He ended up not going back at all? So I presume since he retroactively retired, he also paid back the salary he earned during that period. But apart from that, how does the Romney campaign explain the following claims made under oath by Romney and his lawyer testifying about his Massachusetts residence to qualify for the race for governor:

Romney testified that “there were a number of social trips and business trips that brought [him] back to Massachusetts, board meetings” while he was running the Olympics. He added that he remained on the boards of several companies, including the Lifelike Co., in which Bain Capital held a stake until 2001… 

“He succeeded in that three-year period in restoring confidence in the Olympic Games, closing that disastrous deficit and staging one of the most successful Olympic Games ever to occur on US soil,” said Peter L. Ebb from Ropes & Gray, [his lawyer at the 2002 hearing].

“Now while all that was going on, very much in the public eye, what happened to his private and public ties to the Commonwealth of Massachusetts? And the answer is they continued unabated just as they had.”

So either Ed Gillespie and Romney are lying now, or Romney and his lawyer were lying then. Which is it? They were and are obviously trying to have it every which way to suit whatever purpose at the moment. But legally, CEOs are responsible for their companies, whether they are managing them full time, part time or even retroactively retiring while managing them.
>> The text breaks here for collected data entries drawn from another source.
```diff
@@ -507,16 +562,26 @@
     float* xk = reinterpret_cast<float*>(ws + l.xk_off);
     (void)hipMemsetAsync(xmax, 0, (size_t)(s.S * kNumK + s.F) * 4, st);
     (void)hipMemsetAsync(ws + l.partial_off, 0, (size_t)g.chunks * kNumK * s.S * s.G * s.F * 4, st);
+    const int HW = s.H * s.W;
+#ifndef DAU_SD_STAGE_REF
+    launch_blur4_pack(st, x, filters, s.N, s.S, s.S, s.H, s.W, s.H, s.W, c.blur_k, c.act, xk, guard, xmax);
+#else
     launch_blur4_pack(st, x, filters, s.N, s.S, s.S, s.H, s.W, s.H, s.W, c.blur_k, c.act, xk, guard);
-    const int HW = s.H * s.W;
     const int xsplit = std::max(1, std::min(16, 2048 / std::max(1, s.S)));
     hipLaunchKernelGGL(sd_absmax_x_kernel, dim3(s.S * xsplit), dim3(256), 0, st, xk, g.NP, s.S, HW, xsplit, xmax, guard);
+#endif
     const int esplit = std::max(1, std::min(16, 2048 / std::max(1, s.F)));
     hipLaunchKernelGGL(sd_absmax_e_kernel, dim3(s.F * esplit), dim3(256), 0, st, dy, s.N, s.F, HW, esplit, c.act, emax, guard);
     hipLaunchKernelGGL(sd_stage_x_kernel, dim3(8192), dim3(256), 0, st, xk, xmax, s.N, g.NP, s.S, s.H, s.W, g.octs, g.XTr, g.XTc,
                        reinterpret_cast<h8*>(ws + l.xs_off), guard);
+#ifndef DAU_SD_STAGE_REF
+    const int nct = (g.EXs + kSeTX - 1) / kSeTX, tx = (g.EXs + nct - 1) / nct;
+    hipLaunchKernelGGL(sd_stage_e_kernel, dim3((unsigned)(g.octs * g.nfb * g.EYs * nct)), dim3(256), 0, st, dy, emax, s.N, s.F, s.H,
+                       s.W, g.nfb, g.EYs, g.EXs, nct, tx, drop_col, drop_row, c.act, reinterpret_cast<h8*>(ws + l.es_off), guard);
+#else
     hipLaunchKernelGGL(sd_stage_e_kernel, dim3(4096), dim3(256), 0, st, dy, emax, s.N, s.F, s.H, s.W, g.octs, g.nfb, g.EYs, g.EXs,
                        drop_col, drop_row, c.act, reinterpret_cast<h8*>(ws + l.es_off), guard);
+#endif
 }
 
 void split_dot_run(hipStream_t st, const SplitDotConfig& c, const UnitRef* table, float* r4, void* workspace, const Guard& guard) {
```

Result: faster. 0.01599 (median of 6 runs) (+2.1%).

Period. The buck stops with the CEO, just as much as it stops with a president. As a Bain partner at the time said today:

“Mitt’s names were on the documents as the chief executive and sole owner of the company,” Ed Conard, who served as a partner at Bain Capital from 1993 to 2007, said in an exclusive interview with Up w/ Chris Hayes. Asked again if Romney was chief executive officer of Bain Capital from 1999 to 2002, Conard said, “Legally, on documents, I suppose, yes.”

Despite Romney's statements that he left in 1999, Conard's new remarks suggest that, in fact, Romney's continued ownership of the firm enabled him to negotiate a better exit deal. "We had to negotiate with Mitt because he was an owner of the firm," Conard said.

Romney, in other words, doesn't have a leg to stand on. He has been running a campaign against the "Obama economy" insisting that the president own every single month he has been in office in order to condemn his economic management all the more – despite at least a first year in which Obama cannot really be held responsible for the fallout of an economic collapse he inherited. So Romney insists on maximal responsibility for Obama and the economy.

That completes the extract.